Why peripheral inflammation should have such a profound effect on responses to stimulus novelty is currently unclear. However, may be usefully informed by consideration of the potentially adaptive advantages of sickness behaviors more generally. Immune responses demand substantial energy investment (Straub et al, 2010) and typically occur when food intake is reduced perhaps to restrict further exposure to a common source of infection or alternately restrict micronutrient availability required by some pathogens to replicate. It is perhaps unsurprising, therefore, that energy intense processes such as foraging and hunting, reproduction, and lactation are compromised during sickness responses to infection (Pacheco-López and Bermúdez-Rattoni, 2011). Increase in c-Fos expression in cortico–limbic structures such as the insula and amygdala following inflammatory challenge have been used to propose that immune-mediated enhancement of emotionality potentiates innate avoidant behavior reducing unnecessary danger when body energy resources are diverted (Pacheco-López and Bermúdez-Rattoni, 2011). However, long-lasting effects of immunoactivation on novelty responding have been demonstrated even in the absence of associated anxiety-like behaviors measured in open-field and elevated plus-maze tests, suggesting that they are unlikely to represent nonspecific anxiety responses (Haba et al, 2012). Our current data instead suggest a more discrete mechanism in which inflammation selectively impairs SN responses to novelty, a region rich in dopaminergic neurons that have been proposed to drive exploratory behavior with less beneficial effects on memory formation as a side effect.
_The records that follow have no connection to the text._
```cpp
template <typename T>
__global__ void conv_naive_kernel(ConvKArgs a, const float* __restrict__ w, int taps, int dil, int tflip,
                                  int cin_w, long long total) {
  const long long V = (long long)a.D * a.H * a.W;
  const int t3 = taps == 27 ? 3 : 1, c = taps == 27 ? 1 : 0;
  for (long long i = blockIdx.x * (long long)blockDim.x + threadIdx.x; i < total;
       i += (long long)gridDim.x * blockDim.x) {
    const int co = (int)(i % a.cout);
    long long r = i / a.cout;
    const int x = (int)(r % a.W); r /= a.W;
    const int y = (int)(r % a.H); r /= a.H;
    const int z = (int)(r % a.D);
    const long long n = r / a.D;
    float acc = a.bias ? a.bias[co] : 0.f;
    for (int tap = 0; tap < taps; ++tap) {
      const int dz = (tap / (t3 * t3) - c) * dil, dy = ((tap / t3) % t3 - c) * dil, dx = (tap % t3 - c) * dil;
      const int zz = z + dz, yy = y + dy, xx = x + dx;
      if ((unsigned)zz >= (unsigned)a.D || (unsigned)yy >= (unsigned)a.H || (unsigned)xx >= (unsigned)a.W) continue;
      const long long vv = n * V + ((long long)zz * a.H + yy) * a.W + xx;
      for (int ci = 0; ci < a.cin; ++ci) {
        const void* sp = a.src0; int sC = a.srcC0, cc = ci;
        if (ci >= a.cum2) { sp = a.src2; sC = a.srcC2; cc = ci - a.cum2; }
        else if (ci >= a.cum1) { sp = a.src1; sC = a.srcC1; cc = ci - a.cum1; }
        const float xv = to_f32(reinterpret_cast<const T*>(sp)[vv * sC + cc]);
        const float wv = tflip ? w[((long long)ci * cin_w + co) * taps + (taps - 1 - tap)]
                               : w[((long long)co * cin_w + ci) * taps + tap];
        acc += xv * wv;
      }
    }
    void* dpv = a.dst0; int dC = a.dstC0, dacc = a.dacc0, cl = co;
    if (co >= a.dcum2) { dpv = a.dst2; dC = a.dstC2; dacc = a.dacc2; cl = co - a.dcum2; }
    else if (co >= a.dcum1) { dpv = a.dst1; dC = a.dstC1; dacc = a.dacc1; cl = co - a.dcum1; }
    if (dpv == nullptr) continue;
    T* q = reinterpret_cast<T*>(dpv) + (n * V + ((long long)z * a.H + y) * a.W + x) * dC + cl;
    if (dacc) acc += to_f32(*q);
    *q = from_f32<T>(acc);
  }
}

int launch_conv_naive(int dtype, int taps, int dil, const SrcList& src, int cin_logical, const float* w,
                      int tflip, const float* bias, const DstList& dst, Dims d, hipStream_t s) {
  if (int e = check_lists(src, dst)) return e;
  SEUNET_CHECK(cin_logical >= 1 && cin_logical <= src.total(), "conv: cin=%d exceeds the source channels %d", cin_logical, src.total());
  ConvKArgs a{};
  a.src0 = src.ptr[0]; a.srcC0 = src.C[0];
  a.src1 = src.n > 1 ? src.ptr[1] : nullptr; a.srcC1 = src.n > 1 ? src.C[1] : 0;
  a.src2 = src.n > 2 ? src.ptr[2] : nullptr; a.srcC2 = src.n > 2 ? src.C[2] : 0;
  a.cin = cin_logical;
  a.cum1 = src.n > 1 ? src.C[0] : src.total();
  a.cum2 = src.n > 2 ? src.C[0] + src.C[1] : src.total();
  a.bias = bias;
  a.dst0 = dst.ptr[0]; a.dstC0 = dst.C[0]; a.dacc0 = dst.acc[0];
  a.dst1 = dst.n > 1 ? dst.ptr[1] : nullptr; a.dstC1 = dst.n > 1 ? dst.C[1] : 0; a.dacc1 = dst.n > 1 ? dst.acc[1] : 0;
  a.dst2 = dst.n > 2 ? dst.ptr[2] : nullptr; a.dstC2 = dst.n > 2 ? dst.C[2] : 0; a.dacc2 = dst.n > 2 ? dst.acc[2] : 0;
  a.cout = dst.total();
  a.dcum1 = dst.n > 1 ? dst.C[0] : a.cout;
  a.dcum2 = dst.n > 2 ? dst.C[0] + dst.C[1] : a.cout;
  a.N = d.N; a.D = d.D; a.H = d.H; a.W = d.W;
  const long long total = (long long)d.N * d.vox() * a.cout;
  const int grid = (int)((total + 255) / 256 > 65535 ? 65535 : (total + 255) / 256);
  const int cin_w = tflip ? a.cout : cin_logical;
  SEUNET_DTYPE_SWITCH(dtype, conv_naive_kernel<T><<<grid, 256, 0, s>>>(a, w, taps, dil, tflip, cin_w, total));
  SEUNET_LAUNCH_CHECK();
  return 0;
}

}
```
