# ... 179 lines not shown
                    self.scatter_gather.cache_activated(s2, t2)
                    self.scatter_gather.cache_id = keep

    def _shortcut_async(self, fn, x_ready: torch.Tensor):
        if not (self.overlap and x_ready.is_cuda and self.mode == "sparse"):
            return fn(), (lambda: None)
        cur = torch.cuda.current_stream(x_ready.device)
        if self._side is None:
            self._side = torch.cuda.Stream(device=x_ready.device)
        side = self._side
        side.wait_stream(cur)
        with torch.cuda.stream(side):
            out = fn()

        def join():
            cur.wait_stream(side)
            out.record_stream(cur)

        return out, join

    def _pairing(self, t: torch.Tensor):
        return paired_convs(t, enabled=self.pair and self.cin != self.cout and self.mode == "sparse")

    def forward(self, x, temb: Optional[torch.Tensor]) -> torch.Tensor:
        pair = x if isinstance(x, (tuple, list)) else None
        if self.mode == "full":
            if pair and not self.plain and self._fast_full() and pair[0].is_cuda:
                return self._full(pair[0], temb, x2=pair[1])
            return self._full(torch.cat(pair, dim=1) if pair else x, temb)
        if self.mode in ("sparse", "profile"):
            if pair and not self.sparse_main and self.mode == "sparse":
                return self._sparse_dense(pair[0], pair[1])
            if pair and self.mode == "sparse" and self.cin != self.cout:
                return self._sparse(lazy_cat(pair[0], pair[1]))
            return self._sparse(torch.cat(pair, dim=1) if pair else x)
        raise NotImplementedError("Unknown mode [%s]!!!" % self.mode)

    def _fast_full(self) -> bool:
        from ..nn import dense as _dense

        return _dense.fast_full_pass(self.conv1)

    def _shortcut(self, x, x2=None):
        if self.cin == self.cout:
            return x if x2 is None else torch.cat([x, x2], dim=1)
        if x2 is not None:
            if self.sparse_shortcut:
                self.shortcut_gather.note_full_input(x.shape[2:])
            return full_conv2d(self.nin_shortcut, x, x2=x2)
        if self.sparse_shortcut:
            x = self.shortcut_gather(x)
        return full_conv2d(self.nin_shortcut, x) if self.mode == "full" else self.nin_shortcut(x)

    def _plain(self, x, temb):
        skip = x if self.cin == self.cout else self.nin_shortcut(x)
# ... 40 lines not shown
        if self.sparse_main and self.preactivate and self.mode == "sparse":
            parts = list(x.parts) if hasattr(x, "parts") else [x]
            first = parts[0]
            tw = self._twin_inputs(parts, s1, t1)
            with self._pairing(first):
                skip, join = (self._shortcut_async(lambda: self._shortcut(x), first) if self.cin != self.cout
                              else (x, lambda: None))
                if tw is not None:
                    xa = tw[0] if len(tw) == 1 else lazy_cat(tw[0], tw[1])
                    h = self.conv1(self.main_gather(xa, preactivated=True), out_affine=(s2, t2, "swish"))
                else:
                    h = self.conv1(self.main_gather(x, s1, t1), out_affine=(s2, t2, "swish"))
            tiles = self.scatter_gather(h, preactivated=True)
            join()
            return self._produced(self.scatter.forward_fused(self.conv2, tiles, skip))
        if not self.sparse_main:
            return self._sparse_dense(x, None)
        skip = self._shortcut(x)
        h = self.conv1(self.main_gather(x, s1, t1))
        if self.mode == "sparse":
            return self.scatter.forward_fused(self.conv2, self.scatter_gather(h, s2, t2), skip)
        return self.scatter(self.conv2(self.scatter_gather(h, s2, t2)), skip)

    def _sparse_dense(self, x, x2):
        s1, t1, s2, t2 = self.affine[self.cache_id]
        join = lambda: None
        if self.preactivate:
            tw = self._twin_inputs([x] if x2 is None else [x, x2], s1, t1)
            with self._pairing(x):
                if self.cin == self.cout:
                    skip = x if x2 is None else torch.cat([x, x2], dim=1)
                else:
                    skip, join = self._shortcut_async(lambda: fused_conv2d(self.nin_shortcut, x, x2=x2), x)
                if tw is not None:
                    h = fused_conv2d(self.conv1, tw[0], None, None, "identity", x2=(tw[1] if len(tw) > 1 else None),
                                     out_affine=(s2, t2, "swish"))
                else:
                    h = fused_conv2d(self.conv1, x, s1, t1, "swish", x2=x2, out_affine=(s2, t2, "swish"))
            join()
            return self._produced(fused_conv2d(self.conv2, h, residual=skip, twins=self._my_twins()))
        if self.cin == self.cout:
            skip = x if x2 is None else torch.cat([x, x2], dim=1)
        else:
            skip, join = self._shortcut_async(lambda: fused_conv2d(self.nin_shortcut, x, x2=x2), x)
        join()
        h = fused_conv2d(self.conv1, x, s1, t1, "swish", x2=x2)
        return fused_conv2d(self.conv2, h, s2, t2, "swish", residual=skip)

We have also previously shown that change in response time on a Stroop task following typhoid vaccination correlated with increases in circulating IL-6 levels. Further, this correlated with reactivity of the SN (Brydon et al, 2008), suggesting a sensitivity of human SN to systemic inflammation. For humans, there is of course more to novelty than just foraging. Indeed, it has been argued that an interest in novelty and engagement of novelty-seeking behaviors ‘the lure of the unknown’ is a driving force behind many of mankind’s great discoveries (Knutson and Cooper, 2006). Our identification of a discrete action of inflammation on human SN responses to novelty offers a novel experimental model in which to further explore this.

FUNDING AND DISCLOSURE

The authors declare no conflict of interest.